FIG. 6 is a diagram of exemplary component data.

FIG. 7A is a diagram of an estimation model table, and FIG. 7B is a diagram of a contact determination table.

FIG. 8 is a table indicating a network analysis result, an actual measurement value, and an error regarding a rising temperature of a display.

FIG. 9A is a diagram of exemplary data of a division method that is added to the division method DB by a learning unit, and FIG. 9B is a diagram of exemplary model data that is added to a design asset DB by the learning unit.

FIG. 10 is a flowchart of processing of the thermal analysis device.

FIG. 11 is a diagram for explaining a method for utilizing thermal analysis.

FIG. 12 is a diagram for explaining a modification.

FIG. 13 is a diagram of an example in which a cloud server has a function of the thermal analysis device.

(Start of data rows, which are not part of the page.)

@@ -51,12 +54,22 @@
 }
 std::mutex cache_mutex;
 
-LtPlan& get_plan(hipblasLtEpilogue_t epi, bool transa, long M, long N, long K,
-                 const void* bias, const void* aux, long aux_ld) {
+void destroy_plan(LtPlan& plan) {
+    if (plan.a) hipblasLtMatrixLayoutDestroy(plan.a);
+    if (plan.b) hipblasLtMatrixLayoutDestroy(plan.b);
+    if (plan.d) hipblasLtMatrixLayoutDestroy(plan.d);
+    if (plan.desc) hipblasLtMatmulDescDestroy(plan.desc);
+    plan = LtPlan{};
+}
+
+LtPlan& get_plan(hipblasLtEpilogue_t epi, bool transa, bool transb, long m,
+                 long n, long k, int algo_index, const void* bias,
+                 const void* aux, long aux_ld) {
     std::lock_guard<std::mutex> lock(cache_mutex);
-    std::string key = std::to_string((int)epi) + (transa ? "t" : "n") + "_" +
-                      std::to_string(M) + "_" + std::to_string(N) + "_" +
-                      std::to_string(K);
+    std::string key = std::to_string((int)epi) + (transa ? "t" : "n") +
+                      (transb ? "t" : "n") + "_" + std::to_string(m) + "_" +
+                      std::to_string(n) + "_" + std::to_string(k) + "_" +
+                      std::to_string(algo_index);
     auto it = plan_cache().find(key);
     if (it != plan_cache().end()) return it->second;
 
@@ -64,11 +77,11 @@
     LT_CHECK(hipblasLtMatmulDescCreate(&plan.desc, HIPBLAS_COMPUTE_32F,
                                        HIP_R_32F));
     hipblasOperation_t opA = transa ? HIPBLAS_OP_T : HIPBLAS_OP_N;
-    hipblasOperation_t opN = HIPBLAS_OP_N;
+    hipblasOperation_t opB = transb ? HIPBLAS_OP_T : HIPBLAS_OP_N;
     LT_CHECK(hipblasLtMatmulDescSetAttribute(
         plan.desc, HIPBLASLT_MATMUL_DESC_TRANSA, &opA, sizeof(opA)));
     LT_CHECK(hipblasLtMatmulDescSetAttribute(
-        plan.desc, HIPBLASLT_MATMUL_DESC_TRANSB, &opN, sizeof(opN)));
+        plan.desc, HIPBLASLT_MATMUL_DESC_TRANSB, &opB, sizeof(opB)));
     LT_CHECK(hipblasLtMatmulDescSetAttribute(
         plan.desc, HIPBLASLT_MATMUL_DESC_EPILOGUE, &epi, sizeof(epi)));
     if (bias != nullptr)
@@ -85,11 +98,39 @@
     }
 
     if (transa)
-        LT_CHECK(hipblasLtMatrixLayoutCreate(&plan.a, HIP_R_16BF, K, N, K));
+        LT_CHECK(hipblasLtMatrixLayoutCreate(&plan.a, HIP_R_16BF, k, m, k));
     else
-        LT_CHECK(hipblasLtMatrixLayoutCreate(&plan.a, HIP_R_16BF, N, K, N));
-    LT_CHECK(hipblasLtMatrixLayoutCreate(&plan.b, HIP_R_16BF, K, M, K));
-    LT_CHECK(hipblasLtMatrixLayoutCreate(&plan.d, HIP_R_16BF, N, M, N));
+        LT_CHECK(hipblasLtMatrixLayoutCreate(&plan.a, HIP_R_16BF, m, k, m));
+    if (transb)
+        LT_CHECK(hipblasLtMatrixLayoutCreate(&plan.b, HIP_R_16BF, n, k, n));
+    else
+        LT_CHECK(hipblasLtMatrixLayoutCreate(&plan.b, HIP_R_16BF, k, n, k));
+    LT_CHECK(hipblasLtMatrixLayoutCreate(&plan.d, HIP_R_16BF, m, n, m));
+
+    if (algo_index >= 0) {
+        std::vector<int> index{algo_index};
+        std::vector<hipblasLtMatmulHeuristicResult_t> results;
+        hipblasStatus_t st =
+            hipblaslt_ext::getAlgosFromIndex(lt_handle(), index, results);
+        float alpha = 1.0f, beta = 0.0f;
+        size_t ws_needed = 0;
+        if (st == HIPBLAS_STATUS_SUCCESS && !results.empty())
+            st = hipblaslt_ext::matmulIsAlgoSupported(
+                lt_handle(), plan.desc, &alpha, plan.a, plan.b, &beta, plan.d,
+                plan.d, results[0].algo, ws_needed);
+        else if (st == HIPBLAS_STATUS_SUCCESS)
+            st = HIPBLAS_STATUS_INVALID_VALUE;
+        if (st != HIPBLAS_STATUS_SUCCESS || ws_needed > kWorkspaceBytes) {
+            destroy_plan(plan);
+            TORCH_CHECK(false, "hipblaslt: algorithm index ", algo_index,
+                        " is not supported for op ", (transa ? "T" : "N"),
+                        (transb ? "T" : "N"), " m=", m, " n=", n, " k=", k,
+                        " (status ", (int)st, ", workspace ", ws_needed, ")");
+        }
+        plan.algo = results[0].algo;
+        plan.has_algo = true;
+        return plan_cache().emplace(key, plan).first->second;
+    }
 
     hipblasLtMatmulPreference_t pref;
     LT_CHECK(hipblasLtMatmulPreferenceCreate(&pref));
@@ -103,8 +144,9 @@
         lt_handle(), plan.desc, plan.a, plan.b, plan.d, plan.d, pref, 1,
         &result, &found));
     LT_CHECK(hipblasLtMatmulPreferenceDestroy(pref));
+    if (found <= 0) destroy_plan(plan);
     TORCH_CHECK(found > 0, "hipblaslt: no algorithm for epilogue ", (int)epi,
-                " at M=", M, " N=", N, " K=", K);
+                " at m=", m, " n=", n, " k=", k);
     plan.algo = result.algo;
     plan.has_algo = true;
     return plan_cache().emplace(key, plan).first->second;
@@ -147,8 +189,8 @@
     auto y = torch::empty({M, N}, x.options());
     auto aux = torch::empty({M, N}, x.options());
 
-    auto& plan = get_plan(HIPBLASLT_EPILOGUE_GELU_AUX_BIAS, true, M, N, K,
-                          bc.data_ptr(), aux.data_ptr(), N);
+    auto& plan = get_plan(HIPBLASLT_EPILOGUE_GELU_AUX_BIAS, true, false, N, M,
+                          K, -1, bc.data_ptr(), aux.data_ptr(), N);
     run_matmul(plan, wc.data_ptr(), xc.data_ptr(), y.data_ptr(),
                bc.data_ptr(), aux.data_ptr(), N,
                HIPBLASLT_EPILOGUE_GELU_AUX_BIAS, M, N, K, x.options());
@@ -168,8 +210,8 @@
     auto dpre = torch::empty({M, N}, dy.options());
     auto dbias = torch::empty({N}, dy.options());
 
-    auto& plan = get_plan(HIPBLASLT_EPILOGUE_DGELU_BGRAD, false, M, N, H,
-                          dbias.data_ptr(), auxc.data_ptr(), N);
+    auto& plan = get_plan(HIPBLASLT_EPILOGUE_DGELU_BGRAD, false, false, N, M,
+                          H, -1, dbias.data_ptr(), auxc.data_ptr(), N);
     run_matmul(plan, w2c.data_ptr(), dyc.data_ptr(), dpre.data_ptr(),
                dbias.data_ptr(), auxc.data_ptr(), N,
                HIPBLASLT_EPILOGUE_DGELU_BGRAD, M, N, H, dy.options());
@@ -237,3 +279,158 @@
         &plan.algo, ws.data_ptr(), kWorkspaceBytes, stream));
     return y;
 }
+
+namespace {
+
+enum class BwdOp { DgradTN, Dgrad, Wgrad };
+
+BwdOp parse_bwd_op(const std::string& op) {
+    if (op == "dgrad_tn") return BwdOp::DgradTN;
+    if (op == "dgrad") return BwdOp::Dgrad;
+    if (op == "wgrad") return BwdOp::Wgrad;
+    TORCH_CHECK(false, "unknown op '", op, "' (dgrad_tn, dgrad, wgrad)");
+}
+
+struct BwdProblem {
+    bool transa, transb;
+    long m, n, k;
+};
+
+BwdProblem bwd_problem(BwdOp op, long M, long N, long K) {
+    switch (op) {
+    case BwdOp::DgradTN: return {true, false, K, M, N};
+    case BwdOp::Dgrad:   return {false, false, K, M, N};
+    default:             return {false, true, K, N, M};
+    }
+}
+
+void check_operand(const torch::Tensor& t, const char* name) {
+    TORCH_CHECK(t.is_cuda(), name, " must be a CUDA tensor");
+    TORCH_CHECK(t.dtype() == torch::kBFloat16, name, " must be bf16");
+    TORCH_CHECK(t.dim() == 2, name, " must be 2-d");
+    TORCH_CHECK(t.is_contiguous(), name, " must be contiguous");
+    TORCH_CHECK(t.numel() > 0, name, " must not be empty");
+    TORCH_CHECK(reinterpret_cast<uintptr_t>(t.data_ptr()) % 16 == 0, name,
+                " must be 16-byte aligned");
+}
+
+void check_pair(const torch::Tensor& a, const char* an,
+                const torch::Tensor& b, const char* bn) {
+    check_operand(a, an);
+    check_operand(b, bn);
+    TORCH_CHECK(a.device() == b.device(), an, " and ", bn,
+                " must be on one device");
+}
+
+torch::Tensor run_bwd(BwdOp op, long M, long N, long K, long algo,
+                      const torch::Tensor& colA, const torch::Tensor& colB,
+                      long out_rows, long out_cols) {
+    TORCH_CHECK(algo >= -1 && algo <= INT_MAX, "bad algorithm index ", algo);
+    BwdProblem p = bwd_problem(op, M, N, K);
+    auto& plan = get_plan(HIPBLASLT_EPILOGUE_DEFAULT, p.transa, p.transb, p.m,
+                          p.n, p.k, (int)algo, nullptr, nullptr, 0);
+    auto out = torch::empty({out_rows, out_cols}, colA.options());
+    run_matmul(plan, colA.data_ptr(), colB.data_ptr(), out.data_ptr(), nullptr,
+               nullptr, 0, HIPBLASLT_EPILOGUE_DEFAULT, M, N, K,
+               colA.options());
+    return out;
+}
+
+}
+
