#define SEL2(arr, s) ((s) ? (arr)[1] : (arr)[0])
HEAD_TRACE_DEFINE(r4r_debug_dc_head_trace)
template <int ML>
__global__ __launch_bounds__(256) void deepconn_head_wg_kernel(HeadArgs a) {
    if ((int64_t)blockIdx.x >= a.B) {
        const int fb = (int)blockIdx.x - (int)a.B, flag_wgs = (2 * a.plan.units + 3) / 4;
        if (fb < flag_wgs) {
            segment_flags_wave(a.plan, fb * 4 + (int)(threadIdx.x >> 6));
        } else {
            const HeadArgs &A = kernel_args<HeadArgs>();
            token_mark_block(A.marks, fb - flag_wgs, A.mark_wgs, 256);
        }
        return;
    }
    HEAD_STAMP(0)
    constexpr int N2 = 2 * ML, PARTS = 256 / N2;
    __shared__ float sw[2][ML][F_CONV + 1];
    __shared__ float sfb[N2], slw[N2], sz[N2];
    __shared__ float sV[N2][FM_K];
    __shared__ float sp[2][F_CONV + 4];
    __shared__ float red[N2][PARTS + 1];
    const int tid = threadIdx.x, lane = tid & 63, w = tid >> 6;
    const int64_t b = blockIdx.x;
    const int L = a.L, n = 2 * L;
    const float lin_b0 = a.lin_b[0], gbias0 = a.gbias[0], yb = a.y ? a.y[b] : 0.f;

    constexpr int FQ = F_CONV / 4;
    typedef float hq4 __attribute__((ext_vector_type(4)));
    constexpr int WREGS = (2 * ML * FQ + 255) / 256;
    hq4 wreg[WREGS];
    const int wtot = 2 * L * FQ;
#pragma unroll
    for (int k = 0; k < WREGS; ++k) {
        const int i = min(tid + 256 * k, wtot - 1);
        const int t = i >= L * FQ;
        wreg[k] = *reinterpret_cast<const hq4 *>(SEL2(a.fc_w, t) + 4 * (i - t * L * FQ));
    }
    const int tn = min(tid, n - 1);
    const float fbreg = SEL2(a.fc_b, tn >= L)[tn - (tn >= L ? L : 0)];
    const float lwreg = a.lin_w[tn];
    constexpr int VREGS = (N2 * FM_K + 255) / 256;
    float vreg[VREGS];
#pragma unroll
    for (int k = 0; k < VREGS; ++k) vreg[k] = a.V[min(tid + 256 * k, n * FM_K - 1)];
    if (b == 0 && tid < 2 && SEL2(a.plan_spent, tid)) SEL2(a.plan_spent, tid)[0] = 0;

    {
        const int t = w >> 1, f = lane + 64 * (w & 1), fc = min(f, F_CONV - 1);
        float best = -INFINITY;
        int bp = -1;
        if (a.tiles <= HEAD_MAX_TILES) {
            float v[HEAD_MAX_TILES];
            int pp[HEAD_MAX_TILES];
#pragma unroll
            for (int k = 0; k < HEAD_MAX_TILES; ++k) {
                const size_t o = ((size_t)b * a.tiles + min(k, a.tiles - 1)) * NP + fc;
                v[k] = SEL2(a.pmax, t)[o];
                pp[k] = SEL2(a.parg, t)[o];
            }
#pragma unroll
            for (int k = 0; k < HEAD_MAX_TILES; ++k)
                if (v[k] > best) { best = v[k]; bp = pp[k]; }
        } else {
            for (int k0 = 0; k0 < a.tiles; k0 += HEAD_MAX_TILES) {
                float v[HEAD_MAX_TILES];
                int pp[HEAD_MAX_TILES];
#pragma unroll
                for (int k = 0; k < HEAD_MAX_TILES; ++k) {
                    const bool in = k0 + k < a.tiles;
                    const size_t o = ((size_t)b * a.tiles + (in ? k0 + k : 0)) * NP + fc;
                    v[k] = in ? SEL2(a.pmax, t)[o] : -INFINITY;
                    pp[k] = SEL2(a.parg, t)[o];
                }
#pragma unroll
                for (int k = 0; k < HEAD_MAX_TILES; ++k)
                    if (v[k] > best) { best = v[k]; bp = pp[k]; }
            }
        }
        if (!(best > 0.f)) { best = 0.f; bp = -1; }
        if (f < F_CONV) {
            sp[t][f] = best;
            SEL2(a.pooled, t)[b * F_CONV + f] = best;
            SEL2(a.argmax, t)[b * F_CONV + f] = bp;
        }
    }
    HEAD_STAMP(1)
#pragma unroll
    for (int k = 0; k < WREGS; ++k) {
        const int i = tid + 256 * k;
        if (i < wtot) {
            const int t = i >= L * FQ, r = i - t * L * FQ, l = r / FQ, f0 = 4 * (r - l * FQ);
#pragma unroll
            for (int c = 0; c < 4; ++c) sw[t][l][f0 + c] = wreg[k][c];
        }
    }
    if (tid < n) { sfb[tid] = fbreg; slw[tid] = lwreg; }
#pragma unroll
    for (int k = 0; k < VREGS; ++k) {
        const int i = tid + 256 * k;
        if (i < n * FM_K) sV[i / FM_K][i % FM_K] = vreg[k];
    }
    __syncthreads();
    HEAD_STAMP(2)

    {
        const int o = tid / PARTS, part = tid - o * PARTS;
        if (o < n) {
            const int t = o / L, l = o - t * L;
            float acc = 0.f;
            for (int f = part; f < F_CONV; f += PARTS) acc = fmaf(sp[t][f], sw[t][l][f], acc);
            red[o][part] = acc;
        }
    }
    __syncthreads();
    const bool has_y = a.y != nullptr, want = has_y && a.want_grad;
    if (w == 0) {
        constexpr int NI = (N2 + 63) / 64;
        float xi[NI], mult[NI], lw[NI], gacc[NI];
#pragma unroll
        for (int u = 0; u < NI; ++u) {
            const int i = lane + 64 * u;
            xi[u] = 0.f; mult[u] = 1.f; gacc[u] = 0.f;
            lw[u] = (i < n) ? slw[i] : 0.f;
            if (i < n) {
                float acc = 0.f;
#pragma unroll
                for (int q = 0; q < PARTS; ++q) acc += red[i][q];
                xi[u] = acc + sfb[i];
            }
            if (a.training && a.p_drop > 0.f && i < n) {
                const uint32_t r = philox_first_word(a.offset + (uint64_t)(b * n + i), a.seed);
                const float uu = (float)(r >> 8) * (1.0f / 16777216.0f);
                mult[u] = (uu >= a.p_drop) ? 1.f / (1.f - a.p_drop) : 0.f;
            }
            xi[u] *= mult[u];
        }
        float inter = 0.f;
        float sk_keep[FM_K];
#pragma unroll
        for (int k = 0; k < FM_K; ++k) {
            float pv = 0.f, pv2 = 0.f, vv[NI];
#pragma unroll
            for (int u = 0; u < NI; ++u) {
                const int i = lane + 64 * u;
                vv[u] = (i < n) ? sV[i][k] : 0.f;
                pv += xi[u] * vv[u];
                pv2 += xi[u] * xi[u] * vv[u] * vv[u];
            }
            const float sk = wave_sum(pv);
            const float s2 = wave_sum(pv2);
            inter += sk * sk - s2;
#pragma unroll
            for (int u = 0; u < NI; ++u) gacc[u] += sk * vv[u] - xi[u] * vv[u] * vv[u];
            sk_keep[k] = sk;
        }
        float pl = 0.f;
#pragma unroll
        for (int u = 0; u < NI; ++u) pl += xi[u] * lw[u];
        const float lin = wave_sum(pl);
        const float pred = (0.5f * inter + lin + lin_b0) + gbias0;
        if (lane == 0) a.pred[b] = pred;
        if (has_y) {
            const float d = pred - yb;
            if (lane == 0) a.se[b] = d * d;
            if (want) {
                const float g = 2.f * d * a.inv_denom;
#pragma unroll
                for (int u = 0; u < NI; ++u) {
                    const int i = lane + 64 * u;
                    const float gx = g * (gacc[u] + lw[u]);
                    const float gz = gx * mult[u];
                    if (i < n) {
                        sz[i] = gz;
                        a.x[b * n + i] = xi[u];
                        a.gz[b * n + i] = gz;
                        a.mult[b * n + i] = mult[u];
                    }
                }
                if (lane < FM_K) {
                    float sv = 0.f;
#pragma unroll
                    for (int k = 0; k < FM_K; ++k) if (lane == k) sv = sk_keep[k];
                    a.s[b * FM_K + lane] = sv;
                }
                if (lane == 0) a.g[b] = g;
            }
        }
    }
    if (!want) return;
    __syncthreads();
    HEAD_STAMP(3)
    if (tid < 2 * F_CONV) {
        const int t = tid >= F_CONV, f = tid - t * F_CONV;
        float acc = 0.f;
        for (int l = 0; l < L; ++l) acc = fmaf(sz[t * L + l], sw[t][l][f], acc);
        SEL2(a.g_pooled, t)[b * F_CONV + f] = acc;
    }
    HEAD_STAMP(4)
}

struct HeadGradArgs {
    const float *pooled[2];
    const float *x, *s, *g, *gz;
    const float *V;
    const float *se;
    float *g_fc_w[2], *g_fc_b[2], *g_V, *g_lin_w, *g_lin_b, *g_gb;
    float *sse_accum;
    int64_t B;
    int L;
};
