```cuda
template <int METRIC>
__global__ void __launch_bounds__(256) filter_rescore_kernel(const float *corpus, const float *queries, uint32_t dims,
                                                             const uint32_t *cand_count, const uint32_t *cand_rows,
                                                             uint32_t cand_cap, uint64_t *keys) {
    const uint32_t q = blockIdx.y;
    const int lane = threadIdx.x & 31;
    const uint32_t n = min(cand_count[q], cand_cap);
    const uint32_t warps = (gridDim.x * blockDim.x) >> 5;
    uint32_t i = (blockIdx.x * blockDim.x + threadIdx.x) >> 5;
    if (i >= n) return;
    const float *qv = queries + static_cast<size_t>(q) * dims;
    float a2 = 0.0f, sqrt_a2 = 0.0f;
    if (METRIC == kCosine) {
        float s0 = 0.f, s1 = 0.f, s2 = 0.f, s3 = 0.f;
        for (uint32_t base = 4u * lane; base < dims; base += 128u) {
            const float x = __ldg(qv + base); s0 = __fmaf_rn(x, x, s0);
            if (base + 1 < dims) { const float y = __ldg(qv + base + 1); s1 = __fmaf_rn(y, y, s1); }
            if (base + 2 < dims) { const float z = __ldg(qv + base + 2); s2 = __fmaf_rn(z, z, s2); }
            if (base + 3 < dims) { const float w = __ldg(qv + base + 3); s3 = __fmaf_rn(w, w, s3); }
        }
        a2 = warp_butterfly_sum(__fadd_rn(__fadd_rn(s0, s1), __fadd_rn(s2, s3)));
        sqrt_a2 = __fsqrt_rn(a2);
    }
    for (uint32_t i0 = i; i0 < n; i0 += 4u * warps) {
        uint32_t rr[4];
        const float *vp[4];
        float d[4];
#pragma unroll
        for (uint32_t r = 0; r < 4; ++r) {
            const uint32_t j = i0 + r * warps;
            rr[r] = cand_rows[static_cast<size_t>(q) * cand_cap + (j < n ? j : i0)];
            vp[r] = corpus + static_cast<size_t>(rr[r]) * dims;
        }
// ... 41 lines not shown
```

### wax_b200/csrc/waxvs_engine.cu

```cuda
#include <cuda_runtime.h>

#include <algorithm>
#include <atomic>
#include <cstdarg>
#include <cstdio>
#include <cstring>
#include <mutex>
#include <new>
#include <shared_mutex>
#include <string>
#include <unordered_map>
#include <chrono>
#include <random>
#include <thread>
#include <unistd.h>
#include <cmath>
#include <vector>

#include "../../include/wax_vs_cuda.h"
#include "waxvs_common.cuh"
#include "waxvs_scan.cuh"
#include "waxvs_select.cuh"
#include "waxvs_synth.cuh"
#include "waxvs_batch.cuh"
// ... 523 lines not shown
static cudaError_t launch_shadow_scan(wax_vs_engine *e, const ScanParams &p, int grid, const TmaConfig &cfg, int metric,
                                      cudaStream_t s) {
#define WAXVS_CASE(Cv, Rv)                                                                                          \
    if (cfg.C == Cv && cfg.R == Rv)                                                                                 \
        return metric == kCosine ? launch_tma_inst<Cv, Rv, kCosine, 4, false, true>(e, p, grid, cfg, s)            \
                                 : launch_tma_inst<Cv, Rv, kDot, 4, false, true>(e, p, grid, cfg, s)
    WAXVS_CASE(1, 8); WAXVS_CASE(1, 16); WAXVS_CASE(2, 8); WAXVS_CASE(2, 16);
    WAXVS_CASE(3, 4); WAXVS_CASE(3, 8); WAXVS_CASE(3, 16); WAXVS_CASE(4, 4); WAXVS_CASE(4, 8);
    WAXVS_CASE(6, 2); WAXVS_CASE(6, 4); WAXVS_CASE(8, 2); WAXVS_CASE(8, 4); WAXVS_CASE(12, 2); WAXVS_CASE(12, 4);
#undef WAXVS_CASE
    return cudaErrorInvalidValue;
}
static cudaError_t launch_int8_scan(wax_vs_engine *e, const ScanParams &p, int grid, const TmaConfig &cfg, int metric,
                                   cudaStream_t s) {
#define WAXVS_CASE(Cv, Rv)                                                                                          \
    if (cfg.C == Cv && cfg.R == Rv)                                                                                 \
        return metric == kCosine ? launch_tma_inst<Cv, Rv, kCosine, 4, false, true, true>(e, p, grid, cfg, s)      \
                                 : launch_tma_inst<Cv, Rv, kDot, 4, false, true, true>(e, p, grid, cfg, s)
    WAXVS_CASE(1, 8); WAXVS_CASE(1, 16); WAXVS_CASE(2, 8); WAXVS_CASE(2, 16);
    WAXVS_CASE(3, 4); WAXVS_CASE(3, 8); WAXVS_CASE(3, 16); WAXVS_CASE(4, 4); WAXVS_CASE(4, 8);
    WAXVS_CASE(6, 4); WAXVS_CASE(6, 8); WAXVS_CASE(8, 4); WAXVS_CASE(12, 4);
#undef WAXVS_CASE
    return cudaErrorInvalidValue;
}
static bool pick_u4_config(const wax_vs_engine *e, TmaConfig *cfg) {
    if (!pick_tma_config(e, cfg, 1, 1)) return false;
    const int C = cfg->C, want_r = e->tune.u4_rows_per_step;
    const int r_hi = C <= 3 ? 16 : (C <= 6 ? 8 : 4), r_lo = C <= 3 ? 8 : 4;
    cfg->R = (want_r >= r_lo && want_r <= r_hi && (want_r & (want_r - 1)) == 0) ? want_r : r_hi;
    cfg->stages = e->tune.u4_stages > 0 ? e->tune.u4_stages : 3;
    cfg->warps = std::max(1, std::min(16, e->tune.u4_warps ? e->tune.u4_warps : 16));
    const size_t stage_bytes = static_cast<size_t>(cfg->R) * (e->dims / 2 + 4);
    cfg->smem = static_cast<size_t>(cfg->warps) * cfg->stages * (stage_bytes + 8 + 4) + static_cast<size_t>(cfg->warps) * 1024 + 16;
    return cfg->smem <= (e->smem_optin ? e->smem_optin : 232448) - 4096;
}
static cudaError_t launch_u4_scan(wax_vs_engine *e, const ScanParams &p, int grid, const TmaConfig &cfg, cudaStream_t s) {
#define WAXVS_CASE(Cv, Rv) \
    if (cfg.C == Cv && cfg.R == Rv) return launch_tma_inst<Cv, Rv, kDot, 4, false, true, false, true>(e, p, grid, cfg, s)
    WAXVS_CASE(1, 8); WAXVS_CASE(1, 16); WAXVS_CASE(2, 8); WAXVS_CASE(2, 16); WAXVS_CASE(3, 8); WAXVS_CASE(3, 16);
    WAXVS_CASE(4, 4); WAXVS_CASE(4, 8); WAXVS_CASE(6, 4); WAXVS_CASE(6, 8); WAXVS_CASE(8, 4); WAXVS_CASE(12, 4);
#undef WAXVS_CASE
    return cudaErrorInvalidValue;
}
static cudaError_t launch_ldg(const ScanParams &p, int grid, int metric, int mode, cudaStream_t s) {
    switch (metric * 3 + mode) {
        case 0: scan_ldg_kernel<kCosine, 1, false><<<grid, 256, 0, s>>>(p); break;
        case 1: scan_ldg_kernel<kCosine, 4, false><<<grid, 256, 0, s>>>(p); break;
        case 2: scan_ldg_kernel<kCosine, 1, true><<<grid, 256, 0, s>>>(p); break;
        case 3: scan_ldg_kernel<kDot, 1, false><<<grid, 256, 0, s>>>(p); break;
        case 4: scan_ldg_kernel<kDot, 4, false><<<grid, 256, 0, s>>>(p); break;
        case 5: scan_ldg_kernel<kDot, 1, true><<<grid, 256, 0, s>>>(p); break;
        case 6: scan_ldg_kernel<kL2, 1, false><<<grid, 256, 0, s>>>(p); break;
        case 7: scan_ldg_kernel<kL2, 4, false><<<grid, 256, 0, s>>>(p); break;
        default: scan_ldg_kernel<kL2, 1, true><<<grid, 256, 0, s>>>(p); break;
    }
    return cudaGetLastError();
}
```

DESCRIPTION OF EMBODIMENTS

If thermal analysis can be performed in an upstream process in product design, a design guide can be easily made. To easily make the design guide, it is necessary to perform thermal analysis in a short time.

Hereinafter, one embodiment of a thermal analysis device will be described in detail with reference to FIGS. 1 to 11.

In FIG. 1, a hardware configuration of a thermal analysis device 10 is illustrated. The thermal analysis device 10 is a Personal Computer (PC) and the like, and as illustrated in FIG. 1, the thermal analysis device 10 includes a Central Processing Unit (CPU) 90, a Read Only Memory (ROM) 92, a Random Access Memory (RAM) 94, a storage unit (here, Hard Disk Drive (HDD)) 96, a network interface 97, a display unit 93, an input unit 95, a portable storage medium drive 99, and the like. Each component of the thermal analysis device 10 is connected to a bus 98. The display unit 93 includes a liquid crystal display and the like, and the input unit 95 includes a keyboard, a mouse, a touch panel, and the like. In the thermal analysis device 10, the CPU 90 executes a program (including thermal analysis program) stored in the ROM 92 or the HDD 96 or a program (including thermal analysis program) read from a portable storage medium 91 by the portable storage medium drive 99 so as to implement the function of each unit illustrated in FIG. 2. Note that in FIG. 2, databases (DB) stored in the HDD 96 of the thermal analysis device 10 and the like are illustrated.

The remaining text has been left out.